__global__ __launch_bounds__(64) void binarise_kernel(const SimdParams p) {
    EAE_KEEP_LAST_VGPR_FREE(EAE_RES_BINARISE);
    __shared__ unsigned long long ybuf[40];
    const uint32_t m = blockIdx.x, lane = threadIdx.x;
    const int32_t row = p.prob_row ? p.prob_row[m] : (int32_t)m;
    if (row < 0) {
        if (lane == 0) { p.ndec[m] = 0; p.bac_bits[m] = 0; p.bypass_bits[m] = 0; p.status[m] = 0; if (p.stage) p.stage[m] = 0; }
        return;
    }
    const uint32_t L = p.L;
    const int16_t* in = p.symbols + (size_t)m * p.map_size;
    uint8_t* dec = p.decisions + (size_t)(m >> 6) * 64u * p.dcap + (size_t)(m & 63u) * 8u;
    unsigned long long* ystream = reinterpret_cast<unsigned long long*>(p.streams + (uint64_t)m * p.stride + p.stride / 2);
    const uint32_t size_bits = round_up_to_byte(required_bits(p.map_size, L));
    uint32_t jbase = 0, bbase = 0;
    bool overflow = false;
    if (lane < 40) ybuf[lane] = 0;
    for (uint32_t t = 0; t < p.map_size; t += 64) {
        const uint32_t i = t + lane;
        const bool valid = i < p.map_size;
        const int s = valid ? (int)in[i] : 0;
        const uint32_t a = (uint32_t)(s < 0 ? -s : s);
        const uint32_t ones = a < L ? a : L;
        const uint32_t nd = valid ? ones + (a < L ? 1u : 0u) : 0u;
        unsigned long long bb = 0;
        uint32_t nb = 0;
        if (valid && a >= L) {
            const uint32_t v = a - L + 1u;
            const uint32_t n = count_nb_bits(v) - 1u;
            bb = ((1ull << n) - 1ull) | ((unsigned long long)(n ? rev16(v - (1u << n)) >> (16u - n) : 0u) << (n + 1u));
            nb = 2u * n + 1u;
        }
        if (valid && s != 0) {
            bb |= (unsigned long long)(s > 0 ? 1u : 0u) << nb;
            nb++;
        }
        uint32_t both_tot;
        const uint32_t both = wave_exclusive_scan(nd | (nb << 16), both_tot);
        const uint32_t jo = both & 0xFFFFu, bo = both >> 16, jtot = both_tot & 0xFFFFu, btot = both_tot >> 16;
        for (uint32_t q = 0; q < nd; q++) {
            const uint32_t j = jbase + jo + q;
            dec[(size_t)(j >> 3) * 512u + (j & 7u)] = (uint8_t)((q << 1) | (q < ones ? 1u : 0u));
        }
        if (nb) {
            const uint32_t pos = (bbase & 63u) + bo;
            atomicOr(&ybuf[pos >> 6], bb << (pos & 63u));
            if ((pos & 63u) + nb > 64u) atomicOr(&ybuf[(pos >> 6) + 1u], bb >> (64u - (pos & 63u)));
        }
        if (bbase + btot > size_bits) overflow = true;
        if (overflow) break;
        const uint32_t nfull = ((bbase & 63u) + btot) >> 6;
        const unsigned long long mine = lane < 40 ? ybuf[lane] : 0ull;
        const unsigned long long carry = ybuf[nfull];
        if (lane < nfull) ystream[(bbase >> 6) + lane] = mine;
        if (lane < 40) ybuf[lane] = lane == 0 ? carry : 0ull;
        jbase += jtot;
        bbase += btot;
    }
    if (lane == 0) {
        if (!overflow && (bbase & 63u)) ystream[bbase >> 6] = ybuf[0];
        p.ndec[m] = jbase;
        p.bypass_bits[m] = bbase;
        p.bac_bits[m] = 0;
        p.status[m] = overflow ? RETRY : 0;
        if (p.stage) p.stage[m] = 0;
    }
}

extern __shared__ double lds_dyn[];

template <bool CHUNKED>
__global__ __launch_bounds__(64) void bac_encode_core_kernel(const SimdParams p) {
    EAE_KEEP_LAST_VGPR_FREE(EAE_RES_ENCODE_CORE);
    __builtin_amdgcn_s_setprio(EAE_SIMD_PRIO);
    const uint32_t lane = threadIdx.x;
    const uint32_t m = blockIdx.x * 64u + lane;
    const bool in_range = m < p.n_maps;
    const int32_t row = in_range ? (p.prob_row ? p.prob_row[m] : (int32_t)m) : -1;
    const bool live = in_range && row >= 0 && p.status[m] == 0;
    const uint32_t L = p.L;
    double* probs = lds_dyn;
    bool retry = false;
    if (live)
        for (uint32_t k = 0; k < L; k++) {
            const double pk = p.probs[(size_t)row * L + k];
            probs[k * 64u + lane] = scale_probability(pk);
            if (!(pk > 0. && pk < 1.)) retry = true;
        }
    const uint32_t nd = live && !retry ? p.ndec[m] : 0u;
    uint32_t steps = wave_max(nd);
    const uint32_t nd_all = ~wave_max(~(nd ? nd : 0xFFFFFFFFu));
    const uint8_t* dec = p.decisions + (size_t)blockIdx.x * 64u * p.dcap + (size_t)lane * 8u;
    uint32_t* rec = p.records + (size_t)(in_range ? m : 0u) * p.rcap;
    Interval s = interval_init();
    uint32_t j_first = 0;
    if (CHUNKED) {
        if (p.chunk == 0u) { if (lane == 0u) p.group_steps[blockIdx.x] = steps; }
        else steps = p.group_steps[blockIdx.x];
        const uint32_t span = chunk_span(steps, p.nchunks);
        j_first = p.chunk * span < steps ? p.chunk * span : steps;
        steps = j_first + span < steps ? j_first + span : steps;
        if (p.chunk != 0u && in_range) { const uint2 st = p.enc_state[m]; s.lo = st.x; s.hc = st.y; }
    }
    const uint32_t last_round = (steps ? steps - 1u : 0u) >> 3;
    auto decisions_of = [&](uint32_t round) __attribute__((always_inline)) {
        return *reinterpret_cast<const uint2*>(dec + (size_t)(round < last_round ? round : last_round) * 512u);
    };
    uint32_t* const sink = rec + p.dcap + 8u;
    const uint32_t nd_here = CHUNKED ? (nd < steps ? nd : steps) : nd;
    auto round_of_eight = [&](const uint2& d, uint32_t jb) __attribute__((always_inline)) {
        const unsigned long long d8 = (unsigned long long)d.x | ((unsigned long long)d.y << 32);
        auto probability = [&](uint32_t q) __attribute__((always_inline)) {
// ... 348 lines not shown
                    const bool need = rcount <= 32u;
                    rwin |= (unsigned long long)(need ? wnext : 0u) << (need ? 32u - rcount : 0u);
                    rcount += need ? 32u : 0u;
                    rword += need ? 1u : 0u;
                    const DecodeStep d = decode_step(s, code32, pk);
                    const uint32_t k = d.take < left ? d.take : left;
                    uint32_t bits = (uint32_t)((rwin >> 1) >> (63u - k));
                    const uint32_t ext = d.take - k;
                    bits = (bits << ext) | ((bits & 1u) ? ((1u << ext) - 1u) : 0u);
                    rwin <<= k;
                    rcount -= k;
                    left -= k;
                    code32 = shift_code(code32, d, bits);
                    const bool done = !d.one || unary + 1u == L;
                    if (done) prefix[i] = (uint8_t)(d.one ? L : unary);
                    i += done ? 1u : 0u;
                    unary = done ? 0u : unary + 1u;
                    pk = done ? p0 : pspec;
                }
            }
            }
            if (!__any(i < size && (!CHUNKED || final_chunk || (begun && left >= kStepMargin)))) break;
        }
    }
    if (CHUNKED && size && !final_chunk) {
        p.dec_state[m] = make_uint4(s.lo, s.hc, code32, begun ? nbac - left : kNotStarted);
        p.dec_state2[m] = make_uint2(unary, i);
    }
    if (live && retry) p.status[m] = RETRY;
#ifdef EAE_HWID_PROBE
    {
        const unsigned int hw1 = __builtin_amdgcn_s_getreg(((32 - 1) << 11) | (0 << 6) | 4);
        const unsigned int xcc1 = __builtin_amdgcn_s_getreg(((4 - 1) << 11) | (0 << 6) | 20);
        if (lane == 0) {
            atomicAdd(&g_hwid_probe[0], 1u);
            if (((hw1 ^ probe_hw0) & 0xFFFFu) != 0u || xcc1 != probe_xcc0) {
                atomicAdd(&g_hwid_probe[1], 1u);
                g_hwid_probe[2] = probe_hw0; g_hwid_probe[3] = probe_xcc0; g_hwid_probe[4] = hw1; g_hwid_probe[5] = xcc1;
            }
        }
    }
#endif
}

▬▬▬▬▬▬▬▬▬▬

__WHAT YOU NEED TO DO__
Your answer must be the count of lines in the data that contain "double", with no added words.

__TASK RESPONSE__
3